[Dataset entries]
· · ·

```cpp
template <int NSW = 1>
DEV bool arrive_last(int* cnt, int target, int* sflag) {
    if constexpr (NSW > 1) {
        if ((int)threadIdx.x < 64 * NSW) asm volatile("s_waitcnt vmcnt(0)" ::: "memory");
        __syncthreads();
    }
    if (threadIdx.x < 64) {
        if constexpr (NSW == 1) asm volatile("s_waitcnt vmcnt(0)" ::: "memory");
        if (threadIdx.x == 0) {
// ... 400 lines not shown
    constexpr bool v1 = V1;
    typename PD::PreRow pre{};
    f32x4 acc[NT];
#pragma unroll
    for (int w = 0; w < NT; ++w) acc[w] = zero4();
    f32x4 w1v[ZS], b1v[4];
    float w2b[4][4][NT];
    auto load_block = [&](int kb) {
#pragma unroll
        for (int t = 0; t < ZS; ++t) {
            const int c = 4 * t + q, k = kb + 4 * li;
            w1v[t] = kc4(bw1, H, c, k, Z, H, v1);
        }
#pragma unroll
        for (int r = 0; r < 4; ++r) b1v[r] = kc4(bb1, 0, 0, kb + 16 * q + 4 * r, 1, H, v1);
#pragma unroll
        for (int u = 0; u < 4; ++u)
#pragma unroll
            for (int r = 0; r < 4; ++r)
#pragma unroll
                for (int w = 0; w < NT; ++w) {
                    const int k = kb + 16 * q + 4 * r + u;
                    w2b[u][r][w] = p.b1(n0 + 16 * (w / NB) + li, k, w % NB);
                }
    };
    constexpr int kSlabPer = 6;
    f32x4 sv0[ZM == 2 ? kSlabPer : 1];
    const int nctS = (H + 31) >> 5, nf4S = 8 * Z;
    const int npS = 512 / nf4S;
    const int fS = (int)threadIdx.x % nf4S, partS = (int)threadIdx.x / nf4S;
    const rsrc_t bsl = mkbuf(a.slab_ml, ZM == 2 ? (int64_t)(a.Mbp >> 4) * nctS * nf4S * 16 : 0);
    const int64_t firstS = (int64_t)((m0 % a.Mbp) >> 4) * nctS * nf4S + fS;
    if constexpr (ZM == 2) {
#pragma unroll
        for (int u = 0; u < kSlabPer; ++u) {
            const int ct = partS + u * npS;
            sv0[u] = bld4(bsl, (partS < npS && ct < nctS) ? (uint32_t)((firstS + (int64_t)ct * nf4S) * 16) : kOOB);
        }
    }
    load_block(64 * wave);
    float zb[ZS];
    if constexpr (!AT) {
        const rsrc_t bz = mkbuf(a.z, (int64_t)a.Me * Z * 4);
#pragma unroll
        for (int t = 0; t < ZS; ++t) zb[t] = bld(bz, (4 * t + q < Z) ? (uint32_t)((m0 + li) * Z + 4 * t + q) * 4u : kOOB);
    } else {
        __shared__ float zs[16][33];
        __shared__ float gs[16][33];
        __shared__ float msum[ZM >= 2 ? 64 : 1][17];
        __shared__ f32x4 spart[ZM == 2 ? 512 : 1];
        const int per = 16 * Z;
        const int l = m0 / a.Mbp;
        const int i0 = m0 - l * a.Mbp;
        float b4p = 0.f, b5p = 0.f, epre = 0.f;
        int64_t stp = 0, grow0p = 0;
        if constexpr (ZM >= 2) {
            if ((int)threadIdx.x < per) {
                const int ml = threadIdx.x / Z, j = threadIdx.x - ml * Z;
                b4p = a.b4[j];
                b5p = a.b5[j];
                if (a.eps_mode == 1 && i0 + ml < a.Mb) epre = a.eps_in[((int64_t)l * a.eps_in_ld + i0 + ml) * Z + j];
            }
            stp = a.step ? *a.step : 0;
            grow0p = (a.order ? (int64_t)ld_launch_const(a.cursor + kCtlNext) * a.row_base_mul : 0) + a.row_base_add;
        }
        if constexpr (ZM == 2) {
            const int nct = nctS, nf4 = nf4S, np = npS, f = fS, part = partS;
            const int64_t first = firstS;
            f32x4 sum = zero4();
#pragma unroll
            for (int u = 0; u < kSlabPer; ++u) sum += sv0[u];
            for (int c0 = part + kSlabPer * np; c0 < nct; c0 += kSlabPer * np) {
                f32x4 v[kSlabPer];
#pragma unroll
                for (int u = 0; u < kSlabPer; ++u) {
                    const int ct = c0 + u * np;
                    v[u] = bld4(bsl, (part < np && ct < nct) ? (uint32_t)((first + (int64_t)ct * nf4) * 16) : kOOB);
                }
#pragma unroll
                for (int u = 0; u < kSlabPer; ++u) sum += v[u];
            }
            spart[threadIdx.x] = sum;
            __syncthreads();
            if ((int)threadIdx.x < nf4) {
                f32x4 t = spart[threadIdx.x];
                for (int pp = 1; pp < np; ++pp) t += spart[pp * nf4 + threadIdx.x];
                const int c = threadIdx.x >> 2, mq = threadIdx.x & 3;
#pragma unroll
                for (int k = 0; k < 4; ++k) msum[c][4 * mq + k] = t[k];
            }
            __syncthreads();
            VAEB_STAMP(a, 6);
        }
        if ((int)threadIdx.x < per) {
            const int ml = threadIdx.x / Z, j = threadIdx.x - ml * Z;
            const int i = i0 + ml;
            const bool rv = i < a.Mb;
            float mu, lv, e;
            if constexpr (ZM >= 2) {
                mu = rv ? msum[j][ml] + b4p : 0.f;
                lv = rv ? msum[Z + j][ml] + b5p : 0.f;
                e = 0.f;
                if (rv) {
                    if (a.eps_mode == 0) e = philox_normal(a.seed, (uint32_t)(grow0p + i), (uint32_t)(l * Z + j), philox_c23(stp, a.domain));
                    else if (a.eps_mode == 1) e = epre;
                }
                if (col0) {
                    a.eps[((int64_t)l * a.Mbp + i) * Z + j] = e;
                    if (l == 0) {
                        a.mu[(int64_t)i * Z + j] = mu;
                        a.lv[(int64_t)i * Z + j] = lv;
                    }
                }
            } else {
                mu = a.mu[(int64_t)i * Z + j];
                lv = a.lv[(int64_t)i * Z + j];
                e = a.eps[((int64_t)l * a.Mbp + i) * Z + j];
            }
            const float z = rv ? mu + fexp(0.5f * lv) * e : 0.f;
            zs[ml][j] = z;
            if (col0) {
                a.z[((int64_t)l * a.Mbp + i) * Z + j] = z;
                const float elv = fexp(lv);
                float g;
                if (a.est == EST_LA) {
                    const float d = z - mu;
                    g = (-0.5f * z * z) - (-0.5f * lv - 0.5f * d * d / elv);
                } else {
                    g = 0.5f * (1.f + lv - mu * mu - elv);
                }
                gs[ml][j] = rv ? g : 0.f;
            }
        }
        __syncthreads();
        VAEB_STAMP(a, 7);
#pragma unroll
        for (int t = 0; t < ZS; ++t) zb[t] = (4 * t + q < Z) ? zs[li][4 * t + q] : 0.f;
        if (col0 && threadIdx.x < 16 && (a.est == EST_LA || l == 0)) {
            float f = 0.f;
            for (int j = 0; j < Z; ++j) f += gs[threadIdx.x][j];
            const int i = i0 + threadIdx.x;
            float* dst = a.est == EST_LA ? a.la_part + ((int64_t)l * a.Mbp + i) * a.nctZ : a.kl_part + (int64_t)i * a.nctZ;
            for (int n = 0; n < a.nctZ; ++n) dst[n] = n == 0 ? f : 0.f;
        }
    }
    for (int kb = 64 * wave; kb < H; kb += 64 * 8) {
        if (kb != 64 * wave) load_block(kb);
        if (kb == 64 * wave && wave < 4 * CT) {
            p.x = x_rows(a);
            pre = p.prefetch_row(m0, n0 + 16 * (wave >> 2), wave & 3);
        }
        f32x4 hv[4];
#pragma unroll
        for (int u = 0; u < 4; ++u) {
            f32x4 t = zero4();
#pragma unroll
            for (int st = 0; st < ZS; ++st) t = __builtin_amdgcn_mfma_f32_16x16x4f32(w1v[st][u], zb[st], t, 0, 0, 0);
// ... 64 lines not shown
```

· · ·

Instructions to follow.
Which lines hold the word "mkbuf"? Copy each of them from the records.

Task output.
    const rsrc_t bsl = mkbuf(a.slab_ml, ZM == 2 ? (int64_t)(a.Mbp >> 4) * nctS * nf4S * 16 : 0);
        const rsrc_t bz = mkbuf(a.z, (int64_t)a.Me * Z * 4);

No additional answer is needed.